Sehr geehrter Herr Präsident! Meine sehr geehrten Damen und Herren! Wir haben hier heute Nachmittag bereits in erster Lesung über die Verlängerung der deutschen Beteiligung an Resolute Support Mission gesprochen. Weil unser Engagement in Afghanistan truppenmäßig das mit Abstand größte Engagement ist, dominiert es natürlich auch die öffentliche Debatte. Diese Aufmerksamkeit gibt es für UNAMID, also den Einsatz in Darfur, im Sudan, leider nicht. Dem tatsächlichen Einsatz wird das allerdings nicht gerecht.
UNAMID ist die erste robuste, hybride Mission, die erste gemeinsame Mission der Vereinten Nationen und der Afrikanischen Union. Und UNAMID war lange Zeit mit über 20 000 Blauhelmsoldaten die mit Abstand größte UN-Friedensmission. Damit ist UNAMID ein gelebtes Beispiel für Multilateralismus, aber auch ein gelebtes Beispiel für die Vernetzung von Außen-, Entwicklungs- und Sicherheitspolitik.
Durch die Präsenz von Militär und Polizei werden die innerstaatlichen Konflikte zwischen den unterschiedlichen Gruppen eingedämmt. Die Bevölkerung wird geschützt, und die Transporte von humanitären Hilfsgütern werden abgesichert. Auch auf diplomatischer Ebene gibt es Erfolge: Gerade erst im Dezember haben sich weitere Konfliktparteien durch intensive Bemühungen der Bundesregierung dazu bereit erklärt, wieder an den Verhandlungstisch zurückzukehren. Das, liebe Kolleginnen und Kollegen, zeigt die wirkliche Dimension dieses Einsatzes. UNAMID ist seit der Umstrukturierung der Mission zur gelebten Vernetzung von Außen-, Entwicklungs- und Sicherheitspolitik geworden.

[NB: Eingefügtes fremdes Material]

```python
SIGNATURES = {
    'segan_abi_version': (c_int, []),
    'segan_set_reserved_slots': (c_int, [c_int]),
    'segan_last_error': (c_char_p, []),
    'segan_packed_f_bytes': (c_size_t, [c_int, c_int, c_int]),
    'segan_packed_t_bytes': (c_size_t, [c_int, c_int, c_int]),
    'segan_pack_weights': (c_int, [_P, _P, _P, c_int, c_int, c_int, c_int, c_int, _P]),
    'segan_packed_bf_bytes': (c_size_t, [c_int, c_int, c_int, c_int, c_int]),
    'segan_pack_weights_bf': (c_int, [_P, _P, c_int, c_int, c_int, c_int, c_int, c_int, c_int, _P]),
    'segan_corr_scratch_bytes': (c_size_t, []),
    'segan_bf16_scratch_bytes': (c_size_t, [c_int] * 9),
    'segan_debug_last_corr': (None, [POINTER(c_int)]),
    'segan_debug_last_wgrad': (None, [POINTER(c_int)]),
# ... 14 lines not shown
    'segan_bn_partial': (c_int, [_P, _P, c_int, c_int, c_int, _P]),
    'segan_bn_final': (c_int, [_P, c_int, _P, _P, c_float, c_float, _P, _P, _P, _P, _P, _P, c_int, _P]),
    'segan_act_bwd_bn_reduce': (c_int, [_P] * 12 + [c_int, c_int, c_int, _P]),
    'segan_act_bwd_bn_apply': (c_int, [_P] * 11 + [c_int, c_int, c_int, c_double, _P]),
    'segan_affine_prelu': (c_int, [_P, _P, _P, _P, _P, c_int, c_int, c_int, _P]),
    'segan_affine_tanh': (c_int, [_P, _P, _P, _P, c_int, c_int, c_int, _P]),
    'segan_scale_mask': (c_int, [_P, _P, _P, _P, c_int, c_int, c_int, _P]),
    'segan_sum_skip': (c_int, [_P, _P, _P, _P, _P, c_int, c_int, c_int, _P]),
    'segan_bce_logits_const': (c_int, [_P, c_float, _P, _P, _P, c_float, c_int, _P]),
    'segan_act_bwd': (c_int, [_P] * 16 + [c_int, c_int, c_int, _P]),
    'segan_tanh_bwd': (c_int, [_P, _P, _P, c_float, _P, _P, _P, c_int, c_int, c_int, _P]),
    'segan_gemm_scratch_bytes': (c_size_t, [c_int, c_int, c_int]),
    'segan_gemm': (c_int, [_P, c_int64, c_int64, _P, c_int64, c_int64, _P, c_int64, c_int, c_int,
                           c_int, c_int, c_int, _P, c_size_t, _P]),
    'segan_bias_prelu_rows': (c_int, [_P, _P, _P, _P, c_int, c_int, _P]),
    'segan_bias_prelu_rows_bwd': (c_int, [_P, _P, _P, _P, _P, _P, _P, c_int, c_int, _P]),
    'segan_mse_const': (c_int, [_P, c_float, _P, _P, _P, c_float, c_int, _P]),
    'segan_l1_bwd': (c_int, [_P, _P, _P, c_float, _P, c_int64, _P]),
    'segan_l1_mean': (c_int, [_P, _P, _P, _P, c_int64, _P]),
    'segan_packed_g_bytes': (c_size_t, [c_int, c_int, c_int]),
    'segan_pack_weights_g': (c_int, [_P, _P, c_int, c_int, c_int, c_int, _P]),
    'segan_conv1d_dgrad_short': (c_int, [_P, _P, _P, c_int, c_int, c_int, c_int, c_int, c_int, c_int,
                                        c_int, _P]),
    'segan_pool_time_fwd': (c_int, [_P, _P, _P, c_int, c_int, c_int, _P]),
    'segan_pool_time_bwd': (c_int, [_P, _P, _P, c_int, c_int, c_int, _P]),
    'segan_mse_mean': (c_int, [_P, _P, _P, _P, c_int64, _P]),
    'segan_mse_bwd': (c_int, [_P, _P, _P, c_float, _P, c_int64, _P]),
    'segan_snorm_ws_floats': (c_size_t, [c_int, c_int, c_int, c_int]),
    'segan_snorm_fwd': (c_int, [_P, _P, _P, _P, _P, _P, c_int, c_int, c_int, c_int, c_int, c_float, _P]),
    'segan_snorm_bwd': (c_int, [_P, _P, _P, _P, _P, _P, _P, c_int, c_int, c_int, c_int, _P]),
    'segan_pcm16_prep': (c_int, [_P, _P, _P, _P, c_int, c_int, c_double, _P]),
    'segan_stft_basis': (c_int, [_P, c_int, c_int, _P]),
    'segan_stft_frames': (c_int, [_P, _P, c_int, c_int, c_int, c_int, c_int, _P]),
    'segan_stft_pitch': (c_int, [c_int]),
    'segan_powdb': (c_int, [_P, _P, c_int64, c_int, c_int, c_float, _P]),
    'segan_powdb_bwd': (c_int, [_P, _P, _P, c_int64, c_int, c_int, c_float, _P]),
    'segan_stft_overlap_add': (c_int, [_P, _P, c_int, c_int, c_int, c_int, c_int, _P]),
    'segan_deemphasis': (c_int, [_P, _P, c_int, c_int, c_double, _P]),
    'segan_ssnr_frames': (c_int, [c_int, c_int]),
    'segan_ssnr': (c_int, [_P, _P, _P, _P, c_int, c_int, c_int, c_double, _P]),
    'segan_rmsprop_step': (c_int, [_P, _P, _P, c_float, c_float, c_float, c_int64, _P]),
    'segan_adam_step': (c_int, [_P, _P, _P, _P, c_float, c_float, c_float, c_float, c_int, c_int64,
                                _P]),
    'segan_fill': (c_int, [_P, c_float, c_int64, _P]),
    'segan_scale': (c_int, [_P, c_float, c_int64, _P]),
    'segan_comm_id_bytes': (c_int, []),
# ... 46 lines not shown
```

segan_pytorch_amd/csrc/segan_common.h:

```cpp
#pragma once
#include <hip/hip_runtime.h>
#include <stdint.h>
#include <stdio.h>
#include <stdarg.h>
#include "../../include/segan_hip.h"

#define SEGAN_OK 0
#define SEGAN_EINVAL (-1)
#define SEGAN_ELAUNCH (-2)
#define SEGAN_EUNSUPPORTED (-3)

void segan_set_error(const char* fmt, ...);
int segan_check_launch(const char* what);

#define SEGAN_REQUIRE(cond, ...)                 \
  do {                                           \
    if (!(cond)) {                               \
      segan_set_error(__VA_ARGS__);              \
      return SEGAN_EINVAL;                       \
    }                                            \
  } while (0)

typedef float f32x16 __attribute__((ext_vector_type(16)));
typedef float f32x4 __attribute__((ext_vector_type(4)));
// ... 42 lines not shown
  float sc, sh, sl;
};

__device__ __forceinline__ ChanXf segan_chan_xf(const segan_src& s, int c) {
  ChanXf x;
  x.sc = s.scale[c];
  x.sh = s.shift[c];
  x.sl = s.slope[c];
  return x;
}

__device__ __forceinline__ float segan_apply_xf(const ChanXf& x, float v) {
  v = fmaf(v, x.sc, x.sh);
  return v > 0.0f ? v : v * x.sl;
}
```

Gerade deshalb möchte ich den Soldaten, aber auch den Polizistinnen und Polizisten, die im Rahmen von UNAMID für die Bundesrepublik Deutschland im Einsatz sind, ausdrücklich danken.
Dennoch, auch nach zwölf Jahren Einsatz ist die Bilanz der UN-Mission keineswegs nur positiv: Der Sudan und insbesondere auch Darfur sind weiterhin fragil. Das hat UN-Generalsekretär Guterres erst im Januar dieses Jahres im letzten Statusbericht zu UNAMID deutlich dargelegt. Die innerstaatlichen Konflikte im Sudan konnten noch immer nicht gelöst werden, und der Friedensprozess kommt nur schleppend voran. Noch immer stehen sich Regierung und verschiedenste Oppositionsgruppen in teils blutigen Auseinandersetzungen gegenüber. Noch immer gehören Menschenrechtsverletzungen, Hunger und Not zum Leben der Menschen im Sudan.
Das müssen wir auch vor dem Hintergrund des bereits angedachten Auslaufens der Mission bis 2020 bedenken. Wir müssen weiter gemeinsam daran arbeiten, dass durch die begonnene und bisher einmalige Vernetzung von Außen-, Entwicklungs- und Sicherheitspolitik ein echter Wandel zugunsten der Menschen im Sudan stattfinden und Frieden einkehren kann.
Herzlichen Dank.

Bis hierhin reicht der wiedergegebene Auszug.